=== Extracted records ===
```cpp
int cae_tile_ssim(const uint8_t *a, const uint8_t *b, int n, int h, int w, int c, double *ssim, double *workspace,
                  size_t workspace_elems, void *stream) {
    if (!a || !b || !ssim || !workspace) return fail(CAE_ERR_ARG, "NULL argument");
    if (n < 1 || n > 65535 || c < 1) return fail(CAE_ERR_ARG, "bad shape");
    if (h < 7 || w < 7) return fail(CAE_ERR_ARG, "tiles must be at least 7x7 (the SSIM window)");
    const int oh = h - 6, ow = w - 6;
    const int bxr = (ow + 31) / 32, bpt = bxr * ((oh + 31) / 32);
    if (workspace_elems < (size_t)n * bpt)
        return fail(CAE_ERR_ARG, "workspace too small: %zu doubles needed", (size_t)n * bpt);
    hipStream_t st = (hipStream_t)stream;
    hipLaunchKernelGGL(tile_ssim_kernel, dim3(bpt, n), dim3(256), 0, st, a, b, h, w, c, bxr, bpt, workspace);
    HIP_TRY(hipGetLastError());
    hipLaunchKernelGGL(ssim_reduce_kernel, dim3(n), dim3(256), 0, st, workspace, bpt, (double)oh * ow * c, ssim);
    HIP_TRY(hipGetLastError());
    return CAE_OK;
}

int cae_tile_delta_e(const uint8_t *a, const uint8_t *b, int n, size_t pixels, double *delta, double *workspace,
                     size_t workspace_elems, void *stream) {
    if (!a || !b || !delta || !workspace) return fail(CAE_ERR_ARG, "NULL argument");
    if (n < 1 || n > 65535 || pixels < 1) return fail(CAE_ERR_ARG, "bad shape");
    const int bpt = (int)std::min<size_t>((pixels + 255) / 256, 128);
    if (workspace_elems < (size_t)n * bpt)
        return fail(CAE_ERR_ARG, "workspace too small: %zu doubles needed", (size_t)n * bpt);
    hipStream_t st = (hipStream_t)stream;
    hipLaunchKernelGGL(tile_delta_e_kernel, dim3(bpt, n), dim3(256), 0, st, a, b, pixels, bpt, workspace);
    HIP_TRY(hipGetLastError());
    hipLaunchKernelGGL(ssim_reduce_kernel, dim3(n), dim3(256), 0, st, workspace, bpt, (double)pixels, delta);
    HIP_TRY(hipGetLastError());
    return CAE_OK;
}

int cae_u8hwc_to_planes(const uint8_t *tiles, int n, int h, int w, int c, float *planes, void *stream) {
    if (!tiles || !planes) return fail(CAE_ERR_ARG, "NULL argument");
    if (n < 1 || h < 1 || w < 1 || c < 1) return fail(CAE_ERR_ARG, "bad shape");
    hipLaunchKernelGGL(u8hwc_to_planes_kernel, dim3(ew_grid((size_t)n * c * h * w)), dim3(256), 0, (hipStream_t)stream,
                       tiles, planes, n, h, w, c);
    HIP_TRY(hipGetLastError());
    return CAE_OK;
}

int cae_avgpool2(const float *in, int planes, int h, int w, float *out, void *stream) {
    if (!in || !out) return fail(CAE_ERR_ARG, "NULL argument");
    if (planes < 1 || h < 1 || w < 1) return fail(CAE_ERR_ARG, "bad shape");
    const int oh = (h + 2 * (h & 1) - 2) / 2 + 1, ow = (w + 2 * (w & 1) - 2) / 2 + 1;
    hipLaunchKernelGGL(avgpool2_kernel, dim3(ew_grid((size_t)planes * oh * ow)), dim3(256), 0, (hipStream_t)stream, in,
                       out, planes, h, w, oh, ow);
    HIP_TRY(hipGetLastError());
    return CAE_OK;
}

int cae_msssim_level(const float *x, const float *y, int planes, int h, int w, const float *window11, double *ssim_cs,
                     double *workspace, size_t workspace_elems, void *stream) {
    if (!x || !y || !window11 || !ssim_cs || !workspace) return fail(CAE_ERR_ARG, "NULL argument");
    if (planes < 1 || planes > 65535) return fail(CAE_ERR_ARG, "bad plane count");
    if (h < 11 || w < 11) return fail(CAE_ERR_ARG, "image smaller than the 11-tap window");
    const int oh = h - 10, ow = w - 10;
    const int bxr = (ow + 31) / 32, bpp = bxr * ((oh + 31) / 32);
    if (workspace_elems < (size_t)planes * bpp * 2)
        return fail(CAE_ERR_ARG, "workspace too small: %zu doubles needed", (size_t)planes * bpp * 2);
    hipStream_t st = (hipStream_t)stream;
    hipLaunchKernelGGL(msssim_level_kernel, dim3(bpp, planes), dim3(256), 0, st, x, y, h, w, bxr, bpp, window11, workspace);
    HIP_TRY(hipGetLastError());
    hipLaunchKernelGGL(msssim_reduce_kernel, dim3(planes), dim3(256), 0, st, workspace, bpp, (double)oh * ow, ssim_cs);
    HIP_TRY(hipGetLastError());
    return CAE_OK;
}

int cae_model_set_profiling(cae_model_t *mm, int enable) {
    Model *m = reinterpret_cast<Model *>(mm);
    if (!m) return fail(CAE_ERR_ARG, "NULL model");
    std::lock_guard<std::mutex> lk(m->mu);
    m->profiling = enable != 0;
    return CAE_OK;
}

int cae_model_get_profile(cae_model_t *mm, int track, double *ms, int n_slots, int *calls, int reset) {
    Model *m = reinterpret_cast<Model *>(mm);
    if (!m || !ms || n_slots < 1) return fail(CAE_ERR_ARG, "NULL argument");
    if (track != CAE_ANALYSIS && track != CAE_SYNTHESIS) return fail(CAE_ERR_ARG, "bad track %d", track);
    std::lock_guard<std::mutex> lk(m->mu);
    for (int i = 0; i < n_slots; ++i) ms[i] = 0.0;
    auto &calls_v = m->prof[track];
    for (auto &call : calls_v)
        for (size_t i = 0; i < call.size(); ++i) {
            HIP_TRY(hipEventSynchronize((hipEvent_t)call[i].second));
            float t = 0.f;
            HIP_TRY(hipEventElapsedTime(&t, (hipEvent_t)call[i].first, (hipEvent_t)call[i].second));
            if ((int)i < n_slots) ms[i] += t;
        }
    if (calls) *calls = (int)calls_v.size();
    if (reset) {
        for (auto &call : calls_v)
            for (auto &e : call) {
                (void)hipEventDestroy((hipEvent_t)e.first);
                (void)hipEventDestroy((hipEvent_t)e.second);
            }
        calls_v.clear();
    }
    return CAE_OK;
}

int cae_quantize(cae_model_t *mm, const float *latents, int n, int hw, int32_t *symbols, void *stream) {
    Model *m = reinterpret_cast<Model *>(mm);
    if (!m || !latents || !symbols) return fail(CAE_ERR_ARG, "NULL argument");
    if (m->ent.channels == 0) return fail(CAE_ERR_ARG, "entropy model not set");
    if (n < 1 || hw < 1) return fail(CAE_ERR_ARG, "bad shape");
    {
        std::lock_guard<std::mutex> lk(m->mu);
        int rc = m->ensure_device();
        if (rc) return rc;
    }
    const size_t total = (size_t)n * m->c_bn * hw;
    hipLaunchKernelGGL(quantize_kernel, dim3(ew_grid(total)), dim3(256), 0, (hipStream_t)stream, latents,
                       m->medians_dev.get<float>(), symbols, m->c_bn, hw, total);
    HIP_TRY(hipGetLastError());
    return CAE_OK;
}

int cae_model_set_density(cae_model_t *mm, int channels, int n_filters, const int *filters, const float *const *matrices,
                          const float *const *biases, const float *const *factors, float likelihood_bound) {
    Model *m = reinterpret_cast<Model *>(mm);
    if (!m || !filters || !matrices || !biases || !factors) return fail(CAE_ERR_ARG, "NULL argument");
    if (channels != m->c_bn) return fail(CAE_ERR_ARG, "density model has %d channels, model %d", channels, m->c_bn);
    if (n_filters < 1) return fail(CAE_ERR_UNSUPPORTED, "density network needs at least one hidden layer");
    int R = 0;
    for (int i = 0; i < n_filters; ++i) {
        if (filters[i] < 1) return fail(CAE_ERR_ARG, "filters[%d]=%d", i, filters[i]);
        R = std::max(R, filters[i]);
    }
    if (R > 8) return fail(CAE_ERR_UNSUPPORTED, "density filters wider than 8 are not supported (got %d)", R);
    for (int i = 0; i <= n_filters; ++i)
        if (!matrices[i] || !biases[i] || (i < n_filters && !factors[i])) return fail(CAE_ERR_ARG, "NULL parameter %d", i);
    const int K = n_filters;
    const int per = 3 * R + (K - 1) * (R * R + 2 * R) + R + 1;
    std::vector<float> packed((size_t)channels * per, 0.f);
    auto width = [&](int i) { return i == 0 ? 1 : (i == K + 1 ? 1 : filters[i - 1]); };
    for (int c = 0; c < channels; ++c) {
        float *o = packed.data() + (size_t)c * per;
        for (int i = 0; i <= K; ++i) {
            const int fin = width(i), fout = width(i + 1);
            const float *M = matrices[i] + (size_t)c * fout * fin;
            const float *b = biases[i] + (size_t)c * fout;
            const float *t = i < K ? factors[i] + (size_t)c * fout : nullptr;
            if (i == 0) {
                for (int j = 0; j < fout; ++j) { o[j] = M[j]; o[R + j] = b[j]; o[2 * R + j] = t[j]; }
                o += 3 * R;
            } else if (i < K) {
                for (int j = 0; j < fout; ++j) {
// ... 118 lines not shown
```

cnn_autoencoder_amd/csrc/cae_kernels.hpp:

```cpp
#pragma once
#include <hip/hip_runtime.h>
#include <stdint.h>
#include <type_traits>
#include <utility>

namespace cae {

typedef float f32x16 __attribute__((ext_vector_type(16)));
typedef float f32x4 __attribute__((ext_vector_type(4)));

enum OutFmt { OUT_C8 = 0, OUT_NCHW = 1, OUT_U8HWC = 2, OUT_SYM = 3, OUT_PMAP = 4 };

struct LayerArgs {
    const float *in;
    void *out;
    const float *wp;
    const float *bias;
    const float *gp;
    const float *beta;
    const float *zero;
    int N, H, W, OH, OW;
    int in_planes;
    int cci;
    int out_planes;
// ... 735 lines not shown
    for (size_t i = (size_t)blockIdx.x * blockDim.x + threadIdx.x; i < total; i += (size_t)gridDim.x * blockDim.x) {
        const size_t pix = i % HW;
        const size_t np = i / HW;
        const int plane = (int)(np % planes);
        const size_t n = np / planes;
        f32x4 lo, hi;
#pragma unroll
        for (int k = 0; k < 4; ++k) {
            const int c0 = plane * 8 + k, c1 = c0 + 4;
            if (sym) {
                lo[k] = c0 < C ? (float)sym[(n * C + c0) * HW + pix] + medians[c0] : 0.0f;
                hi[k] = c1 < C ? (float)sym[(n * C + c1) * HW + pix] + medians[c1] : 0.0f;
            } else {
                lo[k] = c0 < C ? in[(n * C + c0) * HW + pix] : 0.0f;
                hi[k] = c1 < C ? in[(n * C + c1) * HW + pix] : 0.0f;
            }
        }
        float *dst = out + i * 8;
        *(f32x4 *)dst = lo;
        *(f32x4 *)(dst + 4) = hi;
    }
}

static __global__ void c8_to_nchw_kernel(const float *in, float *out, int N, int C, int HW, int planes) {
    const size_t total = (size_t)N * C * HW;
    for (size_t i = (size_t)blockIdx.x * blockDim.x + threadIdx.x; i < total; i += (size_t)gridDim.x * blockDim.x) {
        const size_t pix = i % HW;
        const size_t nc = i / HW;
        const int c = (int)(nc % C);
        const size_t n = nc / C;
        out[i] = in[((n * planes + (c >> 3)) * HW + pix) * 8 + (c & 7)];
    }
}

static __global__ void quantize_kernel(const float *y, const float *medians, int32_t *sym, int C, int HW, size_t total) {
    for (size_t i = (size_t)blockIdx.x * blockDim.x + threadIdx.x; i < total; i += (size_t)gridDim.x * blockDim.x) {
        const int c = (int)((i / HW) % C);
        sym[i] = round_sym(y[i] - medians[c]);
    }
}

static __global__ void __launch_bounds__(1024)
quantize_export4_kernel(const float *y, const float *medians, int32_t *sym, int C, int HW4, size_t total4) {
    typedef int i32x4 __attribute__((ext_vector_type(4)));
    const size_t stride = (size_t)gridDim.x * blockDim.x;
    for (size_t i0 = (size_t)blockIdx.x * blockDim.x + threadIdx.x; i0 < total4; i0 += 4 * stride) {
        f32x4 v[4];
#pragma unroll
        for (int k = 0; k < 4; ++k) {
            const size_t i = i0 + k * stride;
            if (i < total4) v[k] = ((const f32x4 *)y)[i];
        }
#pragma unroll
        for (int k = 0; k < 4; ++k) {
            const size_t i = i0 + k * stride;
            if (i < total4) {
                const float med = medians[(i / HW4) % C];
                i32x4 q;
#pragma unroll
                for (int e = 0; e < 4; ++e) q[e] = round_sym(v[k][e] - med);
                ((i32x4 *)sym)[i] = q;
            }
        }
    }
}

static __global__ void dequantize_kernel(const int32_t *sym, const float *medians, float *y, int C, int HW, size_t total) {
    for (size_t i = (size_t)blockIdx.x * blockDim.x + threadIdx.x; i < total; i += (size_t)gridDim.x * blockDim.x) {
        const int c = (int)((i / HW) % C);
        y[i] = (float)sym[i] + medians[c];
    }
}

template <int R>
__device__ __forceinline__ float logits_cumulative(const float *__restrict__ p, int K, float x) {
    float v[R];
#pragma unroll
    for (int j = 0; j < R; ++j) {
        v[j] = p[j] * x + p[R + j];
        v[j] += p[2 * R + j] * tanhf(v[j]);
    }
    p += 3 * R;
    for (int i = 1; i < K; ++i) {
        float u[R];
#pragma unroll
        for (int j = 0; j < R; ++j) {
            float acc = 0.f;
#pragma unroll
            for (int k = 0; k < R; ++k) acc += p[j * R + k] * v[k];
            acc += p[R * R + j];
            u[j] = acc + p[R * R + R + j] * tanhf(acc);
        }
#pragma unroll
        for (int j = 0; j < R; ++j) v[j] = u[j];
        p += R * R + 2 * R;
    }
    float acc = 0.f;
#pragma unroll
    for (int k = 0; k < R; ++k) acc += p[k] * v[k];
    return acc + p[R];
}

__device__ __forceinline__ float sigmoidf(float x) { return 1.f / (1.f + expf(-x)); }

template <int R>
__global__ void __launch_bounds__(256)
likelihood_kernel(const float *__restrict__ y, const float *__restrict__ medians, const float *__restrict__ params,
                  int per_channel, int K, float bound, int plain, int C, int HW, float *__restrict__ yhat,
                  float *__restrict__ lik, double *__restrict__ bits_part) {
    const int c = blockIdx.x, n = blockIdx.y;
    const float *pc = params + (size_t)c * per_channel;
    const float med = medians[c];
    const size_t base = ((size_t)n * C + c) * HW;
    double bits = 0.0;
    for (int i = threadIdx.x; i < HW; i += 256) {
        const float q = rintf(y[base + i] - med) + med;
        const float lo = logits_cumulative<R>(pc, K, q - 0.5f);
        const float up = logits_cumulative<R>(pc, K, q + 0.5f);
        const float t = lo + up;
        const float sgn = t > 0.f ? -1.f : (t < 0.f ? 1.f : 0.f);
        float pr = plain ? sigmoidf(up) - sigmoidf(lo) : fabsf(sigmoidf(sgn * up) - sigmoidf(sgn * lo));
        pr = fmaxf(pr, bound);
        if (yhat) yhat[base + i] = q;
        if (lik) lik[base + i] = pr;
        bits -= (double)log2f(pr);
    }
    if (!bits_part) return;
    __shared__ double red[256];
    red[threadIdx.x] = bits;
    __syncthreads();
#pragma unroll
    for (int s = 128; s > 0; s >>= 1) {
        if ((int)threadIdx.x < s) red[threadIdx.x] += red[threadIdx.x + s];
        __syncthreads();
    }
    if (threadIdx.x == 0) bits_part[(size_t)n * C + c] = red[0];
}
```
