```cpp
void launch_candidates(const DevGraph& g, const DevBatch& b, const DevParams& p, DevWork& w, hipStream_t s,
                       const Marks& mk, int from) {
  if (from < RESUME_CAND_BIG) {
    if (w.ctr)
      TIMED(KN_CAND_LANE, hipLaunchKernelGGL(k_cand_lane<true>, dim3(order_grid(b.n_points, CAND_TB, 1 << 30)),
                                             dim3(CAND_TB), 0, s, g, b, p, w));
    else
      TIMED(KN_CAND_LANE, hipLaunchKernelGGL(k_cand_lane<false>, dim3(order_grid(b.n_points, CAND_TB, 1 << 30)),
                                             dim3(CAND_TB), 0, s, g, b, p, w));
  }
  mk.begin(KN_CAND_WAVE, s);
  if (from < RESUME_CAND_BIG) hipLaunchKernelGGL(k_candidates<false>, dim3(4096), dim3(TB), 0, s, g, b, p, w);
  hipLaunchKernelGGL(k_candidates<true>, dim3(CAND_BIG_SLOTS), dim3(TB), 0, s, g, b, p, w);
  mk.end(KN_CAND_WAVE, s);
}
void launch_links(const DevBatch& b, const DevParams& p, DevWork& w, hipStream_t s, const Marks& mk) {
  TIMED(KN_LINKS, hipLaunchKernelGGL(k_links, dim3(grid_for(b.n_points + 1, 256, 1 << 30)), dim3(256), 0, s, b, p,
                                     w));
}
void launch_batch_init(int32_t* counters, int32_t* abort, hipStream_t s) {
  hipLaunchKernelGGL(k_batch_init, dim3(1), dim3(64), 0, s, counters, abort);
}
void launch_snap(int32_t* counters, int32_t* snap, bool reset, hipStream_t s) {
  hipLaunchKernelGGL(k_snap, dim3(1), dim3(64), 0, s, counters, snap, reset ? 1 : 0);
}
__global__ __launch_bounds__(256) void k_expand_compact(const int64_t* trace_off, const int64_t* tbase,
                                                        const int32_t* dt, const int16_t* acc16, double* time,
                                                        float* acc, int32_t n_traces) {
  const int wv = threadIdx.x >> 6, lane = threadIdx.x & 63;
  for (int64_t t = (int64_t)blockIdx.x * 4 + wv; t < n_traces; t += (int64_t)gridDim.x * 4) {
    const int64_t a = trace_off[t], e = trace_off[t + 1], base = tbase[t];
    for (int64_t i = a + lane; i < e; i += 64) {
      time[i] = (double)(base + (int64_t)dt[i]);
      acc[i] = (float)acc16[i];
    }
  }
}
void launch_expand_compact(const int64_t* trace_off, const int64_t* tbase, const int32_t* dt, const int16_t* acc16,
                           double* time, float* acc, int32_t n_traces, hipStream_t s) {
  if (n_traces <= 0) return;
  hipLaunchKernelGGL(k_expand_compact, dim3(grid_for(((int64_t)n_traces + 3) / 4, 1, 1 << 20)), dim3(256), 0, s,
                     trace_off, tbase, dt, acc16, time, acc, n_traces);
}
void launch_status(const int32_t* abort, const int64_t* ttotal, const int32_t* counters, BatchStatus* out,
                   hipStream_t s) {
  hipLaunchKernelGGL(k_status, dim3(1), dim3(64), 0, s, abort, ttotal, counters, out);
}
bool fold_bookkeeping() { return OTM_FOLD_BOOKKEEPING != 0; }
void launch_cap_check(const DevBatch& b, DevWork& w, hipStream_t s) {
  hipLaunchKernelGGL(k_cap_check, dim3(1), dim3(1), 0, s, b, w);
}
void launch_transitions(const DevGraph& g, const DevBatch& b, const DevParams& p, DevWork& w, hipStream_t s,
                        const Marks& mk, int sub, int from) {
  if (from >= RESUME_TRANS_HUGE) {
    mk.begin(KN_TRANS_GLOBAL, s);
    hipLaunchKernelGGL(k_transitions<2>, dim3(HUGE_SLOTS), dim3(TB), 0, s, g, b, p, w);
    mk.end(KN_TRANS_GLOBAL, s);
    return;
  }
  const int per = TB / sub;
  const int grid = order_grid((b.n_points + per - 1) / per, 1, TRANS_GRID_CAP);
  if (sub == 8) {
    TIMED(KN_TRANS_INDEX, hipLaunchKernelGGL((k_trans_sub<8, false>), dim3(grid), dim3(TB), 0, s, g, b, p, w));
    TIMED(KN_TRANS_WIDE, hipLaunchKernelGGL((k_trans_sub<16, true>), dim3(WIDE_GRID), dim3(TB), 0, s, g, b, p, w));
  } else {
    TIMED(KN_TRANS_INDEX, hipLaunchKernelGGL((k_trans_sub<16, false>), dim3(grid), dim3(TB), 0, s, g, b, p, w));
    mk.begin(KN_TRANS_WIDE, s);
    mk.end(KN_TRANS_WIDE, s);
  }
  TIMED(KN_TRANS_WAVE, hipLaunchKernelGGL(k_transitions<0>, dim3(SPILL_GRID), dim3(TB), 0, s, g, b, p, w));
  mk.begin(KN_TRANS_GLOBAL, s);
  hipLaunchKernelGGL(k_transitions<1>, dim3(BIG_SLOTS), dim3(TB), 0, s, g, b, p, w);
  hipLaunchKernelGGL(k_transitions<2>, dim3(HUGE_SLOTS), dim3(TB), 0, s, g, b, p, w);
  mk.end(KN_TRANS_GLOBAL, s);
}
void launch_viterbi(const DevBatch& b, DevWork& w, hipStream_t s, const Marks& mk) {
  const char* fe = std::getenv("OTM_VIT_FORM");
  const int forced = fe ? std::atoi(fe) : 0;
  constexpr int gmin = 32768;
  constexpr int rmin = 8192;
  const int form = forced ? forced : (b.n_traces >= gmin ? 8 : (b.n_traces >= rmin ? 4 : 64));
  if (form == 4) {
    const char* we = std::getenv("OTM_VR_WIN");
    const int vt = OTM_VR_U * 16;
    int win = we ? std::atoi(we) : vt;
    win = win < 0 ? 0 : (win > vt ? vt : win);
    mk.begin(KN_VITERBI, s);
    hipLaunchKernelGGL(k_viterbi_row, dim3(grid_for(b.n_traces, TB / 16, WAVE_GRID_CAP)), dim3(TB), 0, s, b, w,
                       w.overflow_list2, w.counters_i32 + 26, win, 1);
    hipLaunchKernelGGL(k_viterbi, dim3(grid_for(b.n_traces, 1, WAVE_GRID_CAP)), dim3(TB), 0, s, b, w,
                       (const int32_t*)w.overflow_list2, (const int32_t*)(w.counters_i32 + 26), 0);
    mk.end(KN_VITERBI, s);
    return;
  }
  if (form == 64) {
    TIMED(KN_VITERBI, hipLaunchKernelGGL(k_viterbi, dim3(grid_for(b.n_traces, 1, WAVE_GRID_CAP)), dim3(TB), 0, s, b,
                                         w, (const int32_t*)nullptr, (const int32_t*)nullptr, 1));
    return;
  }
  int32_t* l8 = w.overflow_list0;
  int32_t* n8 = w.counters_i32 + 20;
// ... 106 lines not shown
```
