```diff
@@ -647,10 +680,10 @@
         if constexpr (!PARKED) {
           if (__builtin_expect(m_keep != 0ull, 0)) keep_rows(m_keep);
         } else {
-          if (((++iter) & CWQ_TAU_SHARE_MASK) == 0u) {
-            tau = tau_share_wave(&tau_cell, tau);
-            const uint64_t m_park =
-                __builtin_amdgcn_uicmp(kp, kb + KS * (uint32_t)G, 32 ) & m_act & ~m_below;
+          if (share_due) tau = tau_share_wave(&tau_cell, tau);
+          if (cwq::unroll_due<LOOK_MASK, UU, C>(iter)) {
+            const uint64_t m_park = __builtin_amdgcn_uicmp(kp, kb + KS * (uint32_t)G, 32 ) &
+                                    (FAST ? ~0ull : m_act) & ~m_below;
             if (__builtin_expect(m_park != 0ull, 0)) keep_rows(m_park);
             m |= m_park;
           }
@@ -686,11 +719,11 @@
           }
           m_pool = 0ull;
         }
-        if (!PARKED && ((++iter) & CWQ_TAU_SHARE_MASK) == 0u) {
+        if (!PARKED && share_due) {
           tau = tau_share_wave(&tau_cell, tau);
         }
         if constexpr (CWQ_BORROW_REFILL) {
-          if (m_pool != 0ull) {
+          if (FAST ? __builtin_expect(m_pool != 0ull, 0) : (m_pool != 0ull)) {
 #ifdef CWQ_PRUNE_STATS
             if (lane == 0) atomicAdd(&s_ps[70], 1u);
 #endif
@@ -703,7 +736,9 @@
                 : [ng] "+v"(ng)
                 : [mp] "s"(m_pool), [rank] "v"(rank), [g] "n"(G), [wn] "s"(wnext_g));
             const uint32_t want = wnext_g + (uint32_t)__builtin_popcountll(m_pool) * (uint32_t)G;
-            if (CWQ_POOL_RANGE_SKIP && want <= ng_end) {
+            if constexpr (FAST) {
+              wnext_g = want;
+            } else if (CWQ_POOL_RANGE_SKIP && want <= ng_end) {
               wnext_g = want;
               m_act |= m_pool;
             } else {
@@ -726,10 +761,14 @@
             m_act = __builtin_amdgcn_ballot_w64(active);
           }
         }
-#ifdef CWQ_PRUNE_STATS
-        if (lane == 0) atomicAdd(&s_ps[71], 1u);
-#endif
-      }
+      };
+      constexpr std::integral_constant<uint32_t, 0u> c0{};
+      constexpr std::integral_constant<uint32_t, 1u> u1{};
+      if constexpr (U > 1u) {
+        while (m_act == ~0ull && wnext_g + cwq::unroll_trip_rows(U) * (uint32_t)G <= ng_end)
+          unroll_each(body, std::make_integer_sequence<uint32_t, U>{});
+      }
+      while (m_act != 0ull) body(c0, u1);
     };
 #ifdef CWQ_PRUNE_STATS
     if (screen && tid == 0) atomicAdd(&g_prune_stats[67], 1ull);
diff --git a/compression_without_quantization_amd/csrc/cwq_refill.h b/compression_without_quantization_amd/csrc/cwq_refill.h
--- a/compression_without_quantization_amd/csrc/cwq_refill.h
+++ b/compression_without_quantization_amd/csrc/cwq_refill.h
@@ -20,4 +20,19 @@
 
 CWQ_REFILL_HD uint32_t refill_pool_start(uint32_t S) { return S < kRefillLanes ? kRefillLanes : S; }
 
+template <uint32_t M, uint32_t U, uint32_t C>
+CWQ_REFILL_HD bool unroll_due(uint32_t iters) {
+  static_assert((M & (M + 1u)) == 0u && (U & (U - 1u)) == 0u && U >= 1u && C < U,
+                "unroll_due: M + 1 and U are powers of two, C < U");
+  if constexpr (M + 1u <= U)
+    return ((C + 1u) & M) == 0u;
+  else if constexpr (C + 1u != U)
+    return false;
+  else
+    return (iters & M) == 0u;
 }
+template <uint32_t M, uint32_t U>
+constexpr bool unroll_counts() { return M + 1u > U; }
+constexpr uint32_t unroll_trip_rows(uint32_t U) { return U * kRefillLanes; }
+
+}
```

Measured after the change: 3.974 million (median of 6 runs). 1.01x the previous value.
===
▶ **Task to complete**
Where a line above holds the string "from", copy that line.

▶ **Written answer**
                       const Marks& mk, int from) {
  if (from < RESUME_CAND_BIG) {
  if (from < RESUME_CAND_BIG) hipLaunchKernelGGL(k_candidates<false>, dim3(4096), dim3(TB), 0, s, g, b, p, w);
                        const Marks& mk, int sub, int from) {
  if (from >= RESUME_TRANS_HUGE) {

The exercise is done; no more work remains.